Methyl 2,5-dimethyl-4-[2-(phenylmethyl)benzoyl]-1H-pyrrole-3-carboxylate, FPL 64176 (1), is the first example of a new class of calcium channel activator (CCA) that does not act on any of the well-defined calcium channel modulator receptor sites, as typified by verapamil, diltiazem, and the dihydropyridines. The potent activity of 1, having the 2-(phenylmethyl)benzoyl substituent, was predicted using QSAR on an initial set of less potent benzoylpyrroles. When compared to the CCA Bay K 8644, 1 has similar potency on calcium uptake into GH3 cells (both have EC50 approximately 0.015 microM) but is appreciably more potent functionally at increasing contractility in a guinea pig atria preparation (1 has EC50 = 0.049 microM vs Bay K 8644 EC50 = 1.95 microM). 1 is an achiral, pharmacologically clean agonist with no demonstrable partial agonist properties and possesses appreciably higher efficacy than Bay K 8644. It should therefore become a useful biochemical and pharmacological tool for the study of calcium channels in many cell types.

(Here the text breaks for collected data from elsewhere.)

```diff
+    upsample_flow_tile<OutT>(spf, sw, p.up_bias ? p.up_bias[0] : 0.f, p.up_bias ? p.up_bias[1] : 0.f, n, ty * TY, tx * TX, TY, TX,
+                             p.OH, p.OW, reinterpret_cast<OutT*>(p.h3_up), p.h3_up_cs, p.up_c0);
     return;
   }
   if (FN2_CONV_ABLATE && (p.dbg & 262144)) return;
@@ -1581,9 +1632,27 @@
 }
 
 int launch_head5(const ConvArgs& a, int blocks, hipStream_t s) {
-  hipLaunchKernelGGL((conv_igemm2_kernel<x2_t, float, 1, 4, 2, 2, 2, 1, false, false, false, true>), dim3(blocks, 1, 1), dim3(256), 0,
+  hipLaunchKernelGGL((conv_igemm2_kernel<x2_t, float, 1, 4, 2, 2, 2, 1, false, false, false, 5>), dim3(blocks, 1, 1), dim3(256), 0,
                      s, a);
   FN2_CHECK_LAUNCH("flow_head5");
+  return FN2_OK;
+}
+
+template <typename UpT>
+static void launch_head3_t(const ConvArgs& a, int blocks, hipStream_t s) {
+  if (conv_name_sink().buf)
+    snprintf(conv_name_sink().buf, conv_name_sink().cap, "conv_igemm2_kernel<fn2::x2_t, %s, 1, 4, 1, 2, 2, 1, false, false, false, 3>",
+             type_name<UpT>());
+  else
+    hipLaunchKernelGGL((conv_igemm2_kernel<x2_t, UpT, 1, 4, 1, 2, 2, 1, false, false, false, 3>), dim3(blocks, 1, 1), dim3(256), 0, s, a);
+}
+
+int launch_head3(const ConvArgs& a, int blocks, int up_dtype, hipStream_t s) {
+  if (a.h3_up == nullptr || up_dtype == FN2_F32) launch_head3_t<float>(a, blocks, s);
+  else if (up_dtype == FN2_F16X2) launch_head3_t<x2_t>(a, blocks, s);
+  else if (up_dtype == FN2_BF16) launch_head3_t<bf16_t>(a, blocks, s);
+  else launch_head3_t<f16_t>(a, blocks, s);
+  FN2_CHECK_LAUNCH("flow_head3");
   return FN2_OK;
 }
 
diff --git a/flownet2-tf_amd/csrc/conv_common.h b/flownet2-tf_amd/csrc/conv_common.h
--- a/flownet2-tf_amd/csrc/conv_common.h
+++ b/flownet2-tf_amd/csrc/conv_common.h
@@ -30,6 +30,9 @@
   const float* h5_wc;
   const float* h5_bc;
   int h5_rows;
+  int h3_halo;
+  void* h3_up;
+  int h3_up_cs;
   int fh_M, fh_z0;
   const float* fh_w;
   int fh_w1, fh_groups;
@@ -132,6 +135,49 @@
 }
 
 template <typename OutT>
+__device__ __forceinline__ void upsample_flow_tile(const float2* __restrict__ spf, const float* __restrict__ sw, float ub0,
+                                                   float ub1, int n, int y0, int x0, int TY, int TX, int H, int W,
+                                                   OutT* __restrict__ up, int up_cs, int up_c0) {
+  const int EW = TX + 2;
+  for (int o = threadIdx.x; o < 4 * TY * TX; o += 256) {
+    const int uy = o / (2 * TX), ux = o - uy * (2 * TX);
+    const int oy = 2 * y0 + uy, ox = 2 * x0 + ux;
+    if (oy >= 2 * H || ox >= 2 * W) continue;
+    const int a = uy & 1, b = ux & 1, y = uy >> 1, x = ux >> 1;
+    float r0 = ub0, r1 = ub1;
+#pragma unroll
+    for (int tty = 0; tty < 2; ++tty) {
+      const int iy = y - 1 + a + tty, ky = 3 - a - 2 * tty;
+      const int gy = y0 + iy;
+      if (gy < 0 || gy >= H) continue;
+#pragma unroll
+      for (int ttx = 0; ttx < 2; ++ttx) {
+        const int ix = x - 1 + b + ttx, kx = 3 - b - 2 * ttx;
+        const int gx = x0 + ix;
+        if (gx < 0 || gx >= W) continue;
+        const float2 v = spf[(iy + 1) * EW + ix + 1];
+        const float* ww = sw + (ky * 4 + kx) * 4;
+        r0 += v.x * ww[0] + v.y * ww[1];
+        r1 += v.x * ww[2] + v.y * ww[3];
+      }
+    }
+    OutT* po = up + (((size_t)n * 2 * H + oy) * 2 * W + ox) * up_cs + up_c0;
+    if constexpr (is_x2<OutT>::value) {
+      const size_t addr = reinterpret_cast<size_t>(po);
+      _Float16* g = reinterpret_cast<_Float16*>(addr & ~size_t(31));
+      const int j = (int)((addr & 31) >> 2);
+      typedef __attribute__((ext_vector_type(2))) _Float16 h2;
+      const _Float16 h0 = (_Float16)r0, h1 = (_Float16)r1;
+      *reinterpret_cast<h2*>(g + j) = h2{h0, h1};
+      *reinterpret_cast<h2*>(g + 8 + j) = h2{(_Float16)(r0 - (float)h0), (_Float16)(r1 - (float)h1)};
+    } else {
+      store_elem<OutT>(po, r0);
+      store_elem<OutT>(po + 1, r1);
+    }
+  }
+}
+
+template <typename OutT>
 __device__ __forceinline__ void store4(OutT* p, float a, float b, float c, float d) {
   const float v[4] = {a, b, c, d};
   store_vec<OutT, 4>(p, v);
@@ -143,6 +189,7 @@
 int launch_conv_fast(const ConvArgs& a, int in_dtype, int out_dtype, int tile, int phases, hipStream_t s);
 int launch_head5(const ConvArgs& a, int blocks, hipStream_t s);
 int launch_head5_strip(const ConvArgs& a, int blocks, hipStream_t s);
+int launch_head3(const ConvArgs& a, int blocks, int up_dtype, hipStream_t s);
 bool conv_fast_ok(int in_dtype, int cin_pad, int cout);
 
 }
diff --git a/flownet2-tf_amd/src/_hip.py b/flownet2-tf_amd/src/_hip.py
--- a/flownet2-tf_amd/src/_hip.py
+++ b/flownet2-tf_amd/src/_hip.py
@@ -74,6 +74,7 @@
     "fn2_flow_head_tail_slabs": (_i, [_p, _i, _i, C.c_int64, _f, _i, _p, _p, _i, _i, _i, _i, _p, _p, _tp, _p]),
     "fn2_flow_head_ring": (_i, [_tp, _p, _p, _p, _p]),
     "fn2_flow_head5": (_i, [_tp, _p, _i, _i, _f, _p, _p, _i, _p, _p, _p]),
+    "fn2_flow_head3": (_i, [_tp, _p, _i, _i, _f, _p, _p, _p, _p, _tp, _p]),
     "fn2_u8_to_f32_lut": (_i, [_p, _p, _p, C.c_int64, _p]),
     "fn2_pack_pair": (_i, [_p, _p, _tp, _i, _p]),
     "fn2_pack_interp_u8": (_i, [_p, _p, _p, _p, _p, _tp, _i, _p]),
diff --git a/flownet2-tf_amd/src/engine.py b/flownet2-tf_amd/src/engine.py
--- a/flownet2-tf_amd/src/engine.py
+++ b/flownet2-tf_amd/src/engine.py
@@ -360,12 +360,34 @@
                 packed, out_scale = packed * (2.0 ** k2), 2.0 ** (-k2)
         wdev = W.packed_to_device(packed, plan.wgt_dtype, self.device)
         bias = self._bias(scope, name, kind, cout)
+        n, h, wd = pf.shape[0], pf.shape[1], pf.shape[2]
+        if (n * h * wd >= int(os.environ.get("FN2_HEAD3_MIN", "8192")) and in_code == _hip.FN2_F16X2 and plan.cout_tile == 32
+                and kpad == cin_pad and sc0 % 8 == 0 and sbuf.shape[3] % 8 == 0 and sbuf.numel() * 4 < 2 ** 31):
+            vx = self._v(sbuf, sc, sc0)
+            self.keep += [wdev, bias, vx]
+            fuse = up is not None and bool(int(os.environ.get("FN2_FUSE_UPFLOW", "1")))
+            uw = ub = uv = None
+            if fuse:
+                up_name, (ubuf, uc0, uc) = up
+                uw = W.to_device(self._w(f"{scope}/{up_name}/weights"), torch.float32, self.device)
+                ub = self._bias(scope, up_name, "deconv", 2)
+                uv = self._v(ubuf, uc, uc0)
+                self.keep += [uw, ub, uv]
+                self.layers.append(dict(scope=scope, name=up_name, kind="upflow", src=pf, dst=up[1], w=uw, b=ub, view=uv))
+            on = {_hip.FN2_F32: "float", _hip.FN2_F16X2: "fn2::x2_t", _hip.FN2_BF16: "__bf16", _hip.FN2_F16: "_Float16"}[
+                self._code(up[1][0]) if fuse else _hip.FN2_F32]
+            self._op(f"{scope}/{name}", self.lib.fn2_flow_head3, C.byref(vx), _hip.ptr(wdev), cin_pad,
+                     kpad, C.c_float(out_scale), _hip.ptr(bias) if bias is not None else None, _hip.ptr(pf),
+                     _hip.ptr(uw) if fuse else None, _hip.ptr(ub) if ub is not None else None, C.byref(uv) if fuse else None,
+                     kernel=f"conv_igemm2_kernel<fn2::x2_t, {on}, 1, 4, 1, 2, 2, 1, false, false, false, 3>")
+            self.layer_flops.append((f"{scope}/{name}", 2.0 * n * h * wd * 9 * cin * 2))
+            self.layer_io_bytes.append((f"{scope}/{name}", float(n * h * wd * (cin * esz + 2 * 4) + 18 * cin * esz)))
+            return True
         if self._head_t is None:
             self._head_t = {}
         if self._branch not in self._head_t:
             self._head_t[self._branch] = torch.zeros((self.N * self.H * self.W, 32), dtype=torch.float32, device=self.device)
         head_t = self._head_t[self._branch]
-        n, h, wd = pf.shape[0], pf.shape[1], pf.shape[2]
         d = _hip.Fn2ConvDesc()
         d.inp = self._v(sbuf, sc, sc0)
         d.out = _hip.Fn2Tensor(head_t.data_ptr(), _hip.FN2_F32, n, h, wd, 18, 32, 0)
@@ -440,7 +462,7 @@
             self._op(f"{scope}/{ic_name}+{pf_name}", self.lib.fn2_flow_head5, C.byref(vx), _hip.ptr(wdev), cin_pad, kpad,
                      C.c_float(out_scale), _hip.ptr(b5), _hip.ptr(pf), 1, _hip.ptr(wcd), _hip.ptr(bcd),
                      kernel=("head5_strip_kernel<%d>" % (cin_pad // 96)) if strip else
-                     "conv_igemm2_kernel<fn2::x2_t, float, 1, 4, 2, 2, 2, 1, false, false, false, true>")
+                     "conv_igemm2_kernel<fn2::x2_t, float, 1, 4, 2, 2, 2, 1, false, false, false, 5>")
             self.layer_flops.append((f"{scope}/{ic_name}+{pf_name}", 2.0 * n * h * wd * 9 * (sc * cm + cm * 2)))
             self.layer_io_bytes.append((f"{scope}/{ic_name}+{pf_name}", float(n * h * wd * (sc * 4 + 2 * 4) + 9 * (sc * cm + 2 * cm) * 4)))
             return 1
diff --git a/include/flownet2_hip.h b/include/flownet2_hip.h
--- a/include/flownet2_hip.h
+++ b/include/flownet2_hip.h
@@ -110,6 +110,8 @@
                              const fn2_tensor* up_out, void* stream);
 int fn2_flow_head5(const fn2_tensor* x, const void* wgt, int cin_pad, int kpad, float out_scale, const float* bias, float* pf,
                    int ring, const float* ring_w, const float* ring_b, void* stream);
+int fn2_flow_head3(const fn2_tensor* x, const void* wgt, int cin_pad, int kpad, float out_scale, const float* bias, float* pf,
+                   const float* up_w, const float* up_bias, const fn2_tensor* up_out, void* stream);
 int fn2_flow_head_ring(const fn2_tensor* x, const float* wc, const float* bc, float* pf, void* stream);
 int fn2_upsample_flow(const float* in, const float* w, const float* bias, const fn2_tensor* out, int n, int h, int wd,
                       void* stream);
```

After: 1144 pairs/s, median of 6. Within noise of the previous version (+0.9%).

2,5 - 二甲基 - 4 - [2 - (苯甲基)苯甲酰基]-1H - 吡咯 - 3 - 羧酸甲酯,FPL 64176 (1),是一类新型钙通道激活剂(CCA)中的首个实例,它不像维拉帕米、地尔硫䓬和二氢吡啶那样作用于任何明确的钙通道调节剂受体位点。1具有2 - (苯甲基)苯甲酰基取代基,其强效活性是通过对一组活性较弱的苯甲酰基吡咯进行定量构效关系(QSAR)预测得到的。与CCA Bay K 8644相比,1在促进GH3细胞摄取钙方面具有相似的效力(二者的半数有效浓度(EC50)均约为0.015微摩尔),但在豚鼠心房标本中增强收缩力方面,1的功能效力明显更强(1的EC50 = 0.049微摩尔,而Bay K 8644的EC50 = 1.95微摩尔)。1是一种非手性、药理性质纯净的激动剂,没有可证明的部分激动剂特性,并且比Bay K 8644具有明显更高的效能。因此,它应该会成为研究多种细胞类型中钙通道的一种有用的生化和药理学工具。